Deploying Prometheus stack
We'll start by cloning vfarcic/docker-flow-monitor repository from https://github.com/vfarcic/docker-flow-monitor. It contains all the scripts and Docker stacks we'll use throughout this chapter.
git clone \
https://github.com/vfarcic/docker-flow-monitor.git
cd docker-flow-monitor
Before we create a Prometheus service, we need to have a cluster. It will consist of three nodes created with Docker machine.
Feel free to skip the commands that follow if you already have a working Swarm cluster.
chmod +x scripts/dm-swarm.sh ./scripts/dm-swarm.sh eval $(docker-machine env swarm-1)
The dm-swarm.sh script created the nodes and joined them into a Swarm cluster.
Now we can create the first Prometheus service. We'll start small and slowly move toward a more robust solution.
We'll deploy the stack defined in stacks/prometheus.yml.

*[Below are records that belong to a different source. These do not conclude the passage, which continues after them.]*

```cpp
__global__ void __launch_bounds__(256) k_ref_full_tables(RefFullArgs a) {
  __shared__ float invd[128];
  __shared__ float red[256];
  const int k = blockIdx.x / a.K, c = blockIdx.x % a.K;
  const float S = a.coef ? a.coef[static_cast<size_t>(k) * SDENG_NCOEF + 9] : 1.0f;
  const float VA = a.coef ? a.coef[static_cast<size_t>(k) * SDENG_NCOEF + 10] : 0.0f;
  const float S2 = a.coef ? a.coef[static_cast<size_t>(k) * SDENG_NCOEF + 11] : 1.0f;
  const int KB = sd_kb(a.NT);
  const int img_floats = a.NT * KB * 512;
  float ls = 0.0f;
  for (int j = threadIdx.x; j < 128; j += 256) {
    float iv = 0.0f;
    if (j < a.d) {
      const float var = VA + S2 * a.eigvals[static_cast<size_t>(c) * a.d + j];
      iv = 1.0f / var;
      ls += logf(var);
    }
    invd[j] = iv;
  }
  red[threadIdx.x] = ls;
  __syncthreads();
  for (int s = 128; s > 0; s >>= 1) {
    if (threadIdx.x < s) red[threadIdx.x] += red[threadIdx.x + s];
    __syncthreads();
// ... 799 lines not shown
```

sde_sampler_lrds_amd/csrc/prep_kernels.hpp:

```cpp
#pragma once
#include "sim_common.hpp"
#include "../../include/sdeng.h"

#define SD_LOGZ_MAX_BLOCKS 1024

struct PackArgs {
  int NT, d;
  const float *w_in, *b_in, *w_h1, *b_h1, *w_h2, *b_h2, *w_out, *b_out;
  float* out;
  int transpose;
  const float* scales;
};

struct TimeEmbedArgs {
  sdeng_time_embed te;
  const float* coef;
  int col;
  int t_direct;
  float t_value;
  float clip;
  float* out;
};

struct RefTabArgs {
  int K, d, dpad;
  const float* coef;
  const float *means, *vars, *weights;
  float* tab;
  float* consts;
  float* same_var;
  int centred;
};

struct RefFullArgs {
  int K, d, dpad, NT;
  const float* coef;
  const float *means, *eigvals, *eigvecs, *weights;
  float* images;
  float* means_out;
  float* consts;
};

struct RefMMArgs {
  int K, d, dpad, NT, kt;
  const float* coef;
  const float *means, *vars, *weights;
  float* images;
  float* centre;
  float* consts;
  float* same_var;
};

struct DistTabArgs {
  int K, d, dpad;
  const float *loc, *scale, *weights;
  float* tab;
  float* consts;
};

struct DistEvalArgs {
  DistDev ds;
  int B, d, dpad;
  const float* x;
  float* logp_out;
  float* score_out;
};

struct MovesArgs {
  DistEvalArgs prior, target;
  int B, d, K, keep_from, ula;
  float target_acc;
  const float* t;
  float *x, *lp, *grad, *step;
  const float *z, *u;
  unsigned seed_lo, seed_hi;
  long long chain0;
  float* samples;
  float* acc_sum;
  float* acc_last;
};
int sd_launch_moves(const MovesArgs& a, hipStream_t s);

struct TerminalArgs {
  DistDev ref, target;
// ... 18 lines not shown
```

sde_sampler_lrds_amd/csrc/sdeng_api.hip:

```cpp
#include <hip/hip_runtime.h>

#include <algorithm>
#include <cmath>
#include <cstdarg>
#include <cstdio>
#include <cstring>
#include <cstdlib>

#include "../../include/sdeng.h"
#include "prep_kernels.hpp"
#include "sim_kernel.hpp"
#include "cmcd_kernel.hpp"
#include "grad_kernel.hpp"
#include "cmcd_adjoint_kernel.hpp"
#include "metric_kernels.hpp"

int sd_launch_logreg_images(const float* X, const float* y, int n, int dw, int NT, float* image, float* y_pad, hipStream_t s);
int sd_launch_pack_square(const float* P, const float* loc, int d, int NT, float* out, float* loc_pad, hipStream_t s);

static thread_local char g_err[512] = "";
static int fail(int code, const char* fmt, ...) {
  va_list ap;
  va_start(ap, fmt);
  vsnprintf(g_err, sizeof(g_err), fmt, ap);
// ... 500 lines not shown
  SD_TRY(launch_timed(d, p.k, &c, s));
  if (eubo) return terminal(d, dpad, prior, prior, true, false, d->x_out, d->rnd_out, s);
  return terminal(d, dpad, target, target, false, true, d->x_out, d->rnd_out, s);
}

static int run_euler(const SimPlan& p, const sdeng_desc* d, float* ws, SimArgs& a, hipStream_t s) {
  SD_TRY(build_dist(d->target, d->d, 16 * p.DT, ws + p.L.target, a.target, s));
  a.clip_score = d->net.clip_score;
  return launch_timed(d, p.k, &a, s);
}

static int prepare_ref(const SimPlan& p, const sdeng_desc* d, float* ws, SimArgs& a, hipStream_t s) {
  const Layout& L = p.L;
  const int DT = p.DT, dpad = 16 * DT, K = ref_components(d), rf = p.rf;
  if (rf == RF_NONE) return 0;
  a.ref_k = K;
  a.ref_tab = ws + L.ref_tab; a.ref_consts = ws + L.ref_consts;
  a.ref_c1 = half_d_log_2pi(d->d);
  if (rf == RF_GMM_FULL) {
    if (d->N > 0) {
      RefFullArgs r;
      r.K = K; r.d = d->d; r.dpad = dpad; r.NT = DT; r.coef = p.in_slot ? nullptr : d->coef;
      r.means = d->ref.means_init; r.eigvals = d->ref.vars_init; r.eigvecs = d->ref.eigvecs; r.weights = d->ref.weights;
      r.images = ws + L.ref_tab; r.means_out = ws + L.ref_mean; r.consts = ws + L.ref_consts;
      SD_HIP(sd_launch_ref_full_tables(r, d->N, s));
    }
    a.ref_mean = ws + L.ref_mean;
    const int piece = (DT > 4 ? DT / 2 : DT) * sd_kb(DT) * 512;
    a.ref_share = (piece / 256 + SD_WAVES - 1) / SD_WAVES;
    return 0;
  }
  if (rf == RF_GMM_MM) {
    const int kt = (K + 15) / 16;
    if (d->N > 0) {
      RefMMArgs r;
      r.K = K; r.d = d->d; r.dpad = dpad; r.NT = DT; r.kt = kt; r.coef = d->coef;
      r.means = d->ref.means_init; r.vars = d->ref.vars_init; r.weights = d->ref.weights;
      r.images = ws + L.ref_tab; r.centre = ws + L.ref_mean; r.consts = ws + L.ref_consts;
      r.same_var = ws + L.ref_consts + static_cast<size_t>(d->N) * 64;
      SD_HIP(sd_launch_ref_mm_tables(r, d->N, s));
    }
    a.ref_kc = kt;
    a.ref_mean = ws + L.ref_mean;
    a.ref_share = (mm_piece(K, DT) / 256 + SD_WAVES - 1) / SD_WAVES;
    return 0;
  }
  if (d->N > 0) {
    RefTabArgs r;
    r.K = K; r.d = d->d; r.dpad = dpad; r.coef = d->coef;
    r.means = d->ref.means_init; r.vars = d->ref.vars_init; r.weights = rf != RF_GAUSS ? d->ref.weights : nullptr;
    r.tab = ws + L.ref_tab; r.consts = ws + L.ref_consts;
    r.same_var = ws + L.ref_consts + static_cast<size_t>(d->N) * K * 2;
    r.centred = (rf == RF_GMM && p.k.fam != SD_FAM_SPLIT) ? 1 : 0;
    SD_HIP(sd_launch_ref_tables(r, d->N, s));
  }
  a.ref_same_var = ws + L.ref_consts + static_cast<size_t>(d->N) * K * 2;
  if (rf == RF_GMM_BIG) {
    static const bool allow = [] { const char* e = getenv("SDENG_REF_SHARE"); return !(e && e[0] == '0'); }();
    const int cap = std::min(share_room(DT), sd_share_buf_floats(SD_SHARE_MAX)) / 256 * 256;
    const int kc_max = cap / (2 * dpad);
    if (allow && kc_max >= 1) {
      const int nch = (K + kc_max - 1) / kc_max;
      const int kc = (K + nch - 1) / nch;
      const int chunks = (kc * 2 * dpad + 255) / 256;
      a.ref_share = (chunks + SD_WAVES - 1) / SD_WAVES;
      a.ref_kc = kc;
    }
  }
  return 0;
}
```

It is as follows:
version: "3" services: prometheus: image: prom/prometheus ports: - 9090:9090
As you can see, it is as simple as it can get. It specifies the image and the port that should be opened.
Let's deploy the stack.
docker stack deploy \ -c stacks/prometheus.yml \ monitor
Please wait a few moments until the image is pulled and deployed. You can monitor the status by executing the docker stack ps monitor command.

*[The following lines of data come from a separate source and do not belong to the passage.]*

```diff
@@ -376,6 +388,25 @@
     return VIT_OK;
 }
 
+static int split_weights(vit_engine *e) {
+    if (!e->wsplit) return VIT_OK;
+    const size_t D = (size_t)e->cfg.embed_dim, H = (size_t)e->cfg.hidden_dim;
+    for (int l = 0; l < e->cfg.depth; ++l) {
+        float **lw = e->w + 4 + VIT_WEIGHTS_PER_LAYER * l;
+        const float *w_qkv = lw[2], *w_fc1 = lw[8];
+        if (e->fold) {
+            w_qkv = e->wfold32 + (size_t)l * (3 * D * D + H * D);
+            w_fc1 = w_qkv + 3 * D * D;
+        }
+        unsigned char *img = e->wsplit + (size_t)l * e->wsplit_layer;
+        HIP_TRY(e, vithip_split3_weights_f32(e->stream, w_qkv, (int)D, (int)(3 * D), (int)D, img + e->wsplit_off[0]));
+        HIP_TRY(e, vithip_split3_weights_f32(e->stream, lw[4], (int)D, (int)D, (int)D, img + e->wsplit_off[1]));
+        HIP_TRY(e, vithip_split3_weights_f32(e->stream, w_fc1, (int)D, (int)H, (int)D, img + e->wsplit_off[2]));
+        HIP_TRY(e, vithip_split3_weights_f32(e->stream, lw[10], (int)H, (int)D, (int)H, img + e->wsplit_off[3]));
+    }
+    return VIT_OK;
+}
+
 int vit_engine_load_weight_image(vit_engine *e, const vit_weight_image *img) {
     if (!e || !img || !img->f32) return e ? fail(e, VIT_ERR_ARG, "null weight image") : VIT_ERR_ARG;
     if (memcmp(&img->cfg, &e->cfg, sizeof(vit_config)) != 0 || img->count != e->n_weights)
@@ -388,6 +419,7 @@
     if (bf16 && !img->bf16_elems)
         HIP_TRY(e, vithip_f32_to_bf16(e->stream, e->wblob, e->wblob16, img->gemm_floats));
     if ((rc = fold_ln_weights(e))) return rc;
+    if ((rc = split_weights(e))) return rc;
     HIP_TRY(e, vithip_stream_sync(e->stream));
     e->weights_loaded = 1;
     return VIT_OK;
@@ -425,6 +457,7 @@
     if (rc) return rc;
     HIP_TRY(dst, vithip_memcpy_peer(dst->wblob, dst->opt.device, src->wblob, src->opt.device, dst->wblob_bytes, dst->stream));
     if ((rc = fold_ln_weights(dst))) return rc;
+    if ((rc = split_weights(dst))) return rc;
     HIP_TRY(dst, vithip_stream_sync(dst->stream));
     dst->weights_loaded = 1;
     return VIT_OK;
@@ -478,6 +511,7 @@
     const float *ln_rows, *ln_colsum;
     float *stats_rows, *stats_part;
     unsigned short *x16;
+    const void *w_split;
 } gemm_desc;
 
 static int gemm(vit_engine *e, vithip_stream_t s, const gemm_desc *g, int *stats_ready) {
@@ -503,6 +537,7 @@
             if (s == e->aux_stream[j]) a.workspace = e->gemm_ws[j + 1];
         a.handover_test = e->opt.gemm_handover_test; a.tile = e->opt.gemm_tile;
         a.arith = e->split && g->stage != VIT_STAGE_HEAD;
+        a.w_split = a.arith ? g->w_split : NULL;
         a.A = g->A; a.lda = g->lda; a.W = g->W; a.ldw = g->K; a.bias = g->bias; a.residual = res; a.ldr = ldr;
         a.C = g->C; a.ldc = g->ldc; a.M = g->M; a.N = g->N; a.K = g->K; a.epilogue = g->role;
         a.ln_rows = g->ln_rows; a.ln_colsum = g->ln_colsum;
@@ -616,6 +651,9 @@
     const void *w_qkv = bf16 ? (const void *)lw16[2] : lw[2], *w_out = bf16 ? (const void *)lw16[4] : lw[4],
                *w_fc1 = bf16 ? (const void *)lw16[8] : lw[8], *w_fc2 = bf16 ? (const void *)lw16[10] : lw[10];
     const float *b_qkv = lw[3], *b_fc1 = lw[9], *cs_qkv = NULL, *cs_fc1 = NULL;
+    const unsigned char *ws = e->wsplit ? e->wsplit + (size_t)l * e->wsplit_layer : NULL;
+    const void *ws_qkv = ws ? ws + e->wsplit_off[0] : NULL, *ws_out = ws ? ws + e->wsplit_off[1] : NULL,
+               *ws_fc1 = ws ? ws + e->wsplit_off[2] : NULL, *ws_fc2 = ws ? ws + e->wsplit_off[3] : NULL;
     if (fold) {
         const size_t wl = (size_t)l * (3 * (size_t)D * D + (size_t)H * D);
         const float *ff = e->wfoldf + (size_t)l * (6 * D + 2 * H);
@@ -641,11 +679,12 @@
         vit_lane *ln = &c->lane[j];
         gemm_desc g = {.stage = VIT_STAGE_QKV, .bf16 = bf16, .A = fold ? ln->xa : ln->y, .lda = D, .W = w_qkv, .bias = b_qkv,
                        .C = ln->qkv, .ldc = 3 * D, .M = ln->n * T, .N = 3 * D, .K = D, .role = VITHIP_EPI_BIAS,
-                       .ln_rows = ln->tok_pairs, .ln_colsum = cs_qkv};
+                       .ln_rows = ln->tok_pairs, .ln_colsum = cs_qkv, .w_split = ws_qkv};
         if (pruned) {
             gemm_desc kv = g;
             kv.W = at(w_qkv, (size_t)D * D, esz); kv.bias = b_qkv + D; kv.C = at(ln->qkv, D, esz); kv.N = 2 * D;
             kv.ln_colsum = cs_qkv ? cs_qkv + D : NULL;
+            kv.w_split = ws_qkv && D % 128 == 0 ? at(ws_qkv, (size_t)D * D * 6, 1) : NULL;
             RUN(gemm(e, ln->s, &kv, NULL));
             if (fold) {
                 HIP_TRY(e, stage_begin(e, ln->s, VIT_STAGE_LN));
@@ -669,7 +708,7 @@
     for (int j = 0; j < c->L; ++j) {
         vit_lane *ln = &c->lane[j];
         gemm_desc g = {.stage = VIT_STAGE_OUTPROJ, .bf16 = bf16, .A = ln->y, .lda = r * D, .W = w_out, .bias = lw[5],
-                       .C = ln->x, .ldc = r * D, .M = rows[j], .N = D, .K = D, .role = VITHIP_EPI_BIAS_RESIDUAL};
+                       .C = ln->x, .ldc = r * D, .M = rows[j], .N = D, .K = D, .role = VITHIP_EPI_BIAS_RESIDUAL, .w_split = ws_out};
         if (fold && (bf16 || !pruned)) { g.stats_rows = pairs[j]; g.stats_part = ln->partials; g.x16 = bf16 ? ln->xa : NULL; }
         RUN(gemm(e, ln->s, &g, &ln2_ready[j]));
     }
@@ -681,14 +720,14 @@
     for (int j = 0; j < c->L; ++j) {
         const vit_lane *ln = &c->lane[j];
         gemm_desc g = {.stage = VIT_STAGE_FC1, .bf16 = bf16, .A = ln->y, .lda = D, .W = w_fc1, .bias = b_fc1, .C = ln->h, .ldc = H,
-                       .M = rows[j], .N = H, .K = D, .role = VITHIP_EPI_BIAS_GELU};
+                       .M = rows[j], .N = H, .K = D, .role = VITHIP_EPI_BIAS_GELU, .w_split = ws_fc1};
         if (fold) { g.A = ln->xa; g.lda = r * D; g.ln_rows = pairs[j]; g.ln_colsum = cs_fc1; }
         RUN(gemm(e, ln->s, &g, NULL));
     }
     for (int j = 0; j < c->L; ++j) {
         vit_lane *ln = &c->lane[j];
         gemm_desc g = {.stage = VIT_STAGE_FC2, .bf16 = bf16, .A = ln->h, .lda = H, .W = w_fc2, .bias = lw[11], .C = ln->x,
-                       .ldc = r * D, .M = rows[j], .N = D, .K = H, .role = VITHIP_EPI_BIAS_RESIDUAL};
+                       .ldc = r * D, .M = rows[j], .N = D, .K = H, .role = VITHIP_EPI_BIAS_RESIDUAL, .w_split = ws_fc2};
         if (fold && feeds_next) { g.stats_rows = ln->tok_pairs; g.stats_part = ln->partials; g.x16 = bf16 ? ln->xa : NULL; }
         RUN(gemm(e, ln->s, &g, &ln->stats_ready));
     }
```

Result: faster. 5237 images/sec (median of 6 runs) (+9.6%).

Let's confirm that Prometheus service is indeed up-and-running.
open "http://$(docker-machine ip swarm-1):9090"
You should see the Prometheus graph screen.
Let's take a look at the configuration.
open "http://$(docker-machine ip swarm-1):9090/config"
You should see the default config that does not define much more than intervals and internal scraping. In its current state, Prometheus is not very useful, so we'll have to spice it up a bit.
We should start fine tuning Prometheus. There are quite a few ways we can do that.
We can create a new Docker image that would extend the one we used and add our own configuration file. That solution has a distinct advantage of being immutable and, hence, very reliable. Since Docker image cannot be changed, we can guarantee that the configuration is exactly as we want it to be no matter where we deploy it. If the service fails, Swarm will reschedule it and, since the configuration is baked into the image, it'll be preserved. The problem with that approach is that it is not suitable for microservices architecture. If Prometheus has to be reconfigured with every new service (or at least those that expose metrics), we would need to build it quite often and tie that build to CD processes executed for the services we're developing. This approach is suitable only for a relatively static cluster and monolithic applications. Discarded!
What would be the alternative approach?
We can enter a running Prometheus container, modify its configuration, and reload it. While this allows a higher level of dynamism, it is not fault-tolerant. If Prometheus fails, Swarm will reschedule it, and all the changes we made will be lost. Besides fault tolerance, modifying a config in a running container poses additional problems when running it as a service inside a cluster. We need to find out the node it is running in, SSH into it, figure out the ID of the container, and, only then, we can exec into it, modify the config, and send a reload request. While those steps are not overly complicated and can be scripted, they will pose an unnecessary operational complexity. Discarded!
Among other reasons, we discarded the previous solution because it is not fault-tolerant.
We could mount a network volume to the service. That would solve persistence, but would still leave the problem created by a dynamic nature of a cluster. We still, potentially, need to change the configuration and reload Prometheus every time a new service is deployed or updated.
From the operational perspective, this solution is simpler than the previous solution we discussed. We do not need to find out the node it is running in, SSH into it, figure out the ID of the container, exec into it, and modify the config. Instead, we can alter the file on the network drive and send a reload request to Prometheus. While network drive simplifies the process, it does not make it as dynamic and independent from the services as it should be. We would need to make sure that the deployment pipeline of each of the services has the required steps that will reconfigure Prometheus. By doing that we would break one of our objectives. That is, our services would not contain all the information about themselves. Instead, we'd need to create a different pipeline for each and specify the targets, alerts, and other information we might need before reconfiguring Prometheus. We'll discard this solution as well.
What other options do we have? If we're looking for an out-of-the-box solution that uses the official Prometheus image, all our options are exhausted. But we are engineers. We are used to extending other people solutions and adapting them to suit our needs. Let's not limit our options and try to design a solution that would suit us well.